══ Data excerpts ══

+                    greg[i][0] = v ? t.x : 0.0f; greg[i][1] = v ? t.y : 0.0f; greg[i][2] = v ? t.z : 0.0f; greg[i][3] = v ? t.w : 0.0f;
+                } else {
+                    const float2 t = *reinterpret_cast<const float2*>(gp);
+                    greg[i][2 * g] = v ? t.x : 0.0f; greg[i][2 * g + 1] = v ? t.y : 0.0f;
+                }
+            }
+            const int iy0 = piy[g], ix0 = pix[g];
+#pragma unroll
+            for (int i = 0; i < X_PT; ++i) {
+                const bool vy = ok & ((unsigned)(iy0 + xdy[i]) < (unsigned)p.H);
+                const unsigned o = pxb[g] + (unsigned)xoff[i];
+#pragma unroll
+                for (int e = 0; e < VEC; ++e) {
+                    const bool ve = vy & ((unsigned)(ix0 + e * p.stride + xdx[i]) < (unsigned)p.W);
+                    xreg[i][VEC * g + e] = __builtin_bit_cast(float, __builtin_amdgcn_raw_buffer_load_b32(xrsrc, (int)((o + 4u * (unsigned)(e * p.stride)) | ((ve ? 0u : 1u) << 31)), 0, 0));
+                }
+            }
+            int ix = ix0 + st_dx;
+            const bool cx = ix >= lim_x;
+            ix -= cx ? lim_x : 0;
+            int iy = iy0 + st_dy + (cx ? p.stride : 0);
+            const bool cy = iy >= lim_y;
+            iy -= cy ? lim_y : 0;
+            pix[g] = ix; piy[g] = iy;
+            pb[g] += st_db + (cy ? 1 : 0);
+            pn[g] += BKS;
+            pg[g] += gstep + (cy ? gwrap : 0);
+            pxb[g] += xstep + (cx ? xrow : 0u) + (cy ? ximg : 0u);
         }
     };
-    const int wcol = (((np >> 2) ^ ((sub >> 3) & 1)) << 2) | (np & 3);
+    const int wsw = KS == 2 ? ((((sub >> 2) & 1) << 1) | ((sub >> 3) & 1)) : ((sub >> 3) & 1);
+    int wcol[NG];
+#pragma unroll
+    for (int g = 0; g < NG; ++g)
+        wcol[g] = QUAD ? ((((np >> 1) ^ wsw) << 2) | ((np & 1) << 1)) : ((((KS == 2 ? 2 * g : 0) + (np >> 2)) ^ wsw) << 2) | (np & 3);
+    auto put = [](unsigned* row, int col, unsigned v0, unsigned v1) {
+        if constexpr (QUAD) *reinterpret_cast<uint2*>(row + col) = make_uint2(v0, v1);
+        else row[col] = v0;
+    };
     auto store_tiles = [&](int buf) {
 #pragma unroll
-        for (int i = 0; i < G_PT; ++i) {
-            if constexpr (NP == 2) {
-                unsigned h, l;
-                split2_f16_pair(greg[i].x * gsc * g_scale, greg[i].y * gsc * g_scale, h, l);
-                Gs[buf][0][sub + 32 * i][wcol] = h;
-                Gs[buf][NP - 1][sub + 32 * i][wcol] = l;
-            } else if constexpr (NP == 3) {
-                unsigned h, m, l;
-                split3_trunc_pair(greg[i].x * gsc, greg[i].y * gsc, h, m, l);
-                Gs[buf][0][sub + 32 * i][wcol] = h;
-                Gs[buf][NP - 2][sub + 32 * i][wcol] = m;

═══
══ Data excerpts ══

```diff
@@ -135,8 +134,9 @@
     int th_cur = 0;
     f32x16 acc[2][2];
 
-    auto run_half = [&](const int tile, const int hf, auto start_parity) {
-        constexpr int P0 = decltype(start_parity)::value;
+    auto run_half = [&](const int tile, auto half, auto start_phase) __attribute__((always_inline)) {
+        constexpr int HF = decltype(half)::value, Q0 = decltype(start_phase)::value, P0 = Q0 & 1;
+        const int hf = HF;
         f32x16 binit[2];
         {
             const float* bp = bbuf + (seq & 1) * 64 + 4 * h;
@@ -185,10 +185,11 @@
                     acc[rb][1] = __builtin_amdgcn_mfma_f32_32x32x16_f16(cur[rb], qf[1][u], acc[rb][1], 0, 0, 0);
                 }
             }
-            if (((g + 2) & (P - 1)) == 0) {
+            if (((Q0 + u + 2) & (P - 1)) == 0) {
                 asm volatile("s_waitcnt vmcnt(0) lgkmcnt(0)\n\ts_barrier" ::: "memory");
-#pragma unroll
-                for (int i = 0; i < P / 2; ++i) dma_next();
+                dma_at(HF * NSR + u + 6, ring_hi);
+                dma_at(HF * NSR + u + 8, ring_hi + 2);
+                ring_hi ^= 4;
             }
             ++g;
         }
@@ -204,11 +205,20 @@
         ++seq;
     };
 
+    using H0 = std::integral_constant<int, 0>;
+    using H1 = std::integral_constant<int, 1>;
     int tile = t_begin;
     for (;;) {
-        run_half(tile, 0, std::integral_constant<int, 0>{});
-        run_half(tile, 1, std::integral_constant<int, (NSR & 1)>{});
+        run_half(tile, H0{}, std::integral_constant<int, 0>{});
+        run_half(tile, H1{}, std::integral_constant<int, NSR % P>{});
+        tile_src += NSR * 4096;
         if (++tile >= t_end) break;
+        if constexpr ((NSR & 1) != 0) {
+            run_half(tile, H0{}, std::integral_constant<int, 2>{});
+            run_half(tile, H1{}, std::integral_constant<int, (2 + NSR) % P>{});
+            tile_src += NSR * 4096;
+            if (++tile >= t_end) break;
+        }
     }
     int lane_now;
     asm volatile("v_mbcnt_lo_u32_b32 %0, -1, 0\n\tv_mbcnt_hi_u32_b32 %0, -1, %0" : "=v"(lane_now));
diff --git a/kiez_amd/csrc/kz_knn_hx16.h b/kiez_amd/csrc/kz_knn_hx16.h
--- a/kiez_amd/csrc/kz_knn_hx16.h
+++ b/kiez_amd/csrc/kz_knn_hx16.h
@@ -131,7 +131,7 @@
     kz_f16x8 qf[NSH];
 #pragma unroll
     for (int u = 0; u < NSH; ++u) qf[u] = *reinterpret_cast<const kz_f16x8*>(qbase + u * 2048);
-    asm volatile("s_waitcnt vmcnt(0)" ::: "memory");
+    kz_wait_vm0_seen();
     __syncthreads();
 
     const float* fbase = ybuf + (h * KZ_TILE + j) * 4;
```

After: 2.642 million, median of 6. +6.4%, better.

═══
══ Data excerpts ══

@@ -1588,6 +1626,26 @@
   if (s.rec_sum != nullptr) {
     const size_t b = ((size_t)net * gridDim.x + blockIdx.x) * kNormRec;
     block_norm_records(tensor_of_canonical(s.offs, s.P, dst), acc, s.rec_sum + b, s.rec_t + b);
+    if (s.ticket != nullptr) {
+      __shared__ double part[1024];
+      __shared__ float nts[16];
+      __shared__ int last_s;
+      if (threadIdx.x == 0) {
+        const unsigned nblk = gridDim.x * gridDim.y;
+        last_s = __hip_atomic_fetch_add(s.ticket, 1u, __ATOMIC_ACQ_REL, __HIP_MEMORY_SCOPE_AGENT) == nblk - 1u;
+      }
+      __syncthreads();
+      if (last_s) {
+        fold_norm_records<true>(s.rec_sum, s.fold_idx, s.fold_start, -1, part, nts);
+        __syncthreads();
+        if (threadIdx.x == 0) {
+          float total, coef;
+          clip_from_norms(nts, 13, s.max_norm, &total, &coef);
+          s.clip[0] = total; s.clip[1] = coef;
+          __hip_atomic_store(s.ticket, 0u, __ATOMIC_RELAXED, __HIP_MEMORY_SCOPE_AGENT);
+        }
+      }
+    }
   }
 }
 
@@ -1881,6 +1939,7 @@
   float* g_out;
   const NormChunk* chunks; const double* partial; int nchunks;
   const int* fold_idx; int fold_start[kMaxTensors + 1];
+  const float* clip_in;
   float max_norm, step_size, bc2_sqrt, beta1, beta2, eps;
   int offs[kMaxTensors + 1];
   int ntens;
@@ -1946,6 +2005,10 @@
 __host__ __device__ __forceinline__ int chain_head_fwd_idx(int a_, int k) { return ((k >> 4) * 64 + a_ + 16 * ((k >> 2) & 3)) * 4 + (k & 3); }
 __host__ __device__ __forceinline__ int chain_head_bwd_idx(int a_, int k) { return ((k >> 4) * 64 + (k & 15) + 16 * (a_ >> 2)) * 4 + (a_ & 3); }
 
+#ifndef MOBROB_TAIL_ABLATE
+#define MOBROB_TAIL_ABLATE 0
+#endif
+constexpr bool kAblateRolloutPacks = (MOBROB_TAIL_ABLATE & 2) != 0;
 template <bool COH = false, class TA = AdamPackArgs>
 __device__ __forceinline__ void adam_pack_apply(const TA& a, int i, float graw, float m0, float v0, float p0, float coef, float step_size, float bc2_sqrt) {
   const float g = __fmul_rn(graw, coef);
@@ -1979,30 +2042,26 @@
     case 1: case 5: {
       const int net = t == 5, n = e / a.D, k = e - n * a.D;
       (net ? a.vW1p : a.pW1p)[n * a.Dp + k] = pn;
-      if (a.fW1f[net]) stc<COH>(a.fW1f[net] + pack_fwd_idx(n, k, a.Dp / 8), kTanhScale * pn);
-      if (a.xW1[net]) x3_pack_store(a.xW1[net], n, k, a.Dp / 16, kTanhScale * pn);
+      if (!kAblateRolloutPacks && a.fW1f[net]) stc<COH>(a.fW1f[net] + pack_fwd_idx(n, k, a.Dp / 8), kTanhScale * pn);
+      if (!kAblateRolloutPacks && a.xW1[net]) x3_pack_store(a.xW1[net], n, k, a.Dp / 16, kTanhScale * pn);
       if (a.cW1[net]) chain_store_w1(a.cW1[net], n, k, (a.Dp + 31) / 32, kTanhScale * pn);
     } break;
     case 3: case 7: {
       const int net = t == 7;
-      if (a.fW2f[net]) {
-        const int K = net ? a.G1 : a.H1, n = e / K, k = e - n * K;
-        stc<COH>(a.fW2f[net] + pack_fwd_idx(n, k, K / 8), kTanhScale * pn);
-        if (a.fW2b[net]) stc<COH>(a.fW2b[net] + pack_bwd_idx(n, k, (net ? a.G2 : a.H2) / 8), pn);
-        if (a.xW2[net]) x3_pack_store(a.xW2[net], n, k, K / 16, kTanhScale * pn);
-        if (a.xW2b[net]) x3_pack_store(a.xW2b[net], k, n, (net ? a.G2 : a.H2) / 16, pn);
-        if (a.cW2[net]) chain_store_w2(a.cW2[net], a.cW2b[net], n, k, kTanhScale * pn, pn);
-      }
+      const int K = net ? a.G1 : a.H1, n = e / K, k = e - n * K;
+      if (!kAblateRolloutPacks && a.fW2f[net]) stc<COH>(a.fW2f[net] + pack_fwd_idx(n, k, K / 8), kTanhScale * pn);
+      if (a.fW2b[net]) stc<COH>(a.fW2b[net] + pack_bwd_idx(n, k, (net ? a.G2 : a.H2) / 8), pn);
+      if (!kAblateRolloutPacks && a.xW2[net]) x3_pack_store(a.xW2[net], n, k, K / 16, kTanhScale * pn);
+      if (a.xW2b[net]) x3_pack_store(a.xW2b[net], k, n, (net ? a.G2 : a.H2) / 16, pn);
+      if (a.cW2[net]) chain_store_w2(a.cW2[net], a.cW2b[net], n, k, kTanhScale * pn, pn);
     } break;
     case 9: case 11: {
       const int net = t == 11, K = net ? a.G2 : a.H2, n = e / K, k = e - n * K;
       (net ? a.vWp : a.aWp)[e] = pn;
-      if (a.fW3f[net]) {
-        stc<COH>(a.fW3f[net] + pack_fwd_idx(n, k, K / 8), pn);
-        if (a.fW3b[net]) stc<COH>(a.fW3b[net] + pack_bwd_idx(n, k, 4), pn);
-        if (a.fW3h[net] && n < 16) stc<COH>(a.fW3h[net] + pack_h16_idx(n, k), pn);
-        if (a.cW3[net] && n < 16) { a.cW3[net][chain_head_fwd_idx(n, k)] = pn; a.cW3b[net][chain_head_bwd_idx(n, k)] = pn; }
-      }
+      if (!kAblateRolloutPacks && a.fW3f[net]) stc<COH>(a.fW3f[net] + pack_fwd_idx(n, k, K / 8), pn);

═══

[Problem description]:
Above are the records; from them, give again exactly the lines from the one containing "0u, __ATOMIC_RELAXED, __HIP_MEMORY_SCOPE_AGENT);" through the one containing "-1946,6 +2005,10 @@", both included.

[Solution to this task]:
+          __hip_atomic_store(s.ticket, 0u, __ATOMIC_RELAXED, __HIP_MEMORY_SCOPE_AGENT);
+        }
+      }
+    }
   }
 }
 
@@ -1881,6 +1939,7 @@
   float* g_out;
   const NormChunk* chunks; const double* partial; int nchunks;
   const int* fold_idx; int fold_start[kMaxTensors + 1];
+  const float* clip_in;
   float max_norm, step_size, bc2_sqrt, beta1, beta2, eps;
   int offs[kMaxTensors + 1];
   int ntens;
@@ -1946,6 +2005,10 @@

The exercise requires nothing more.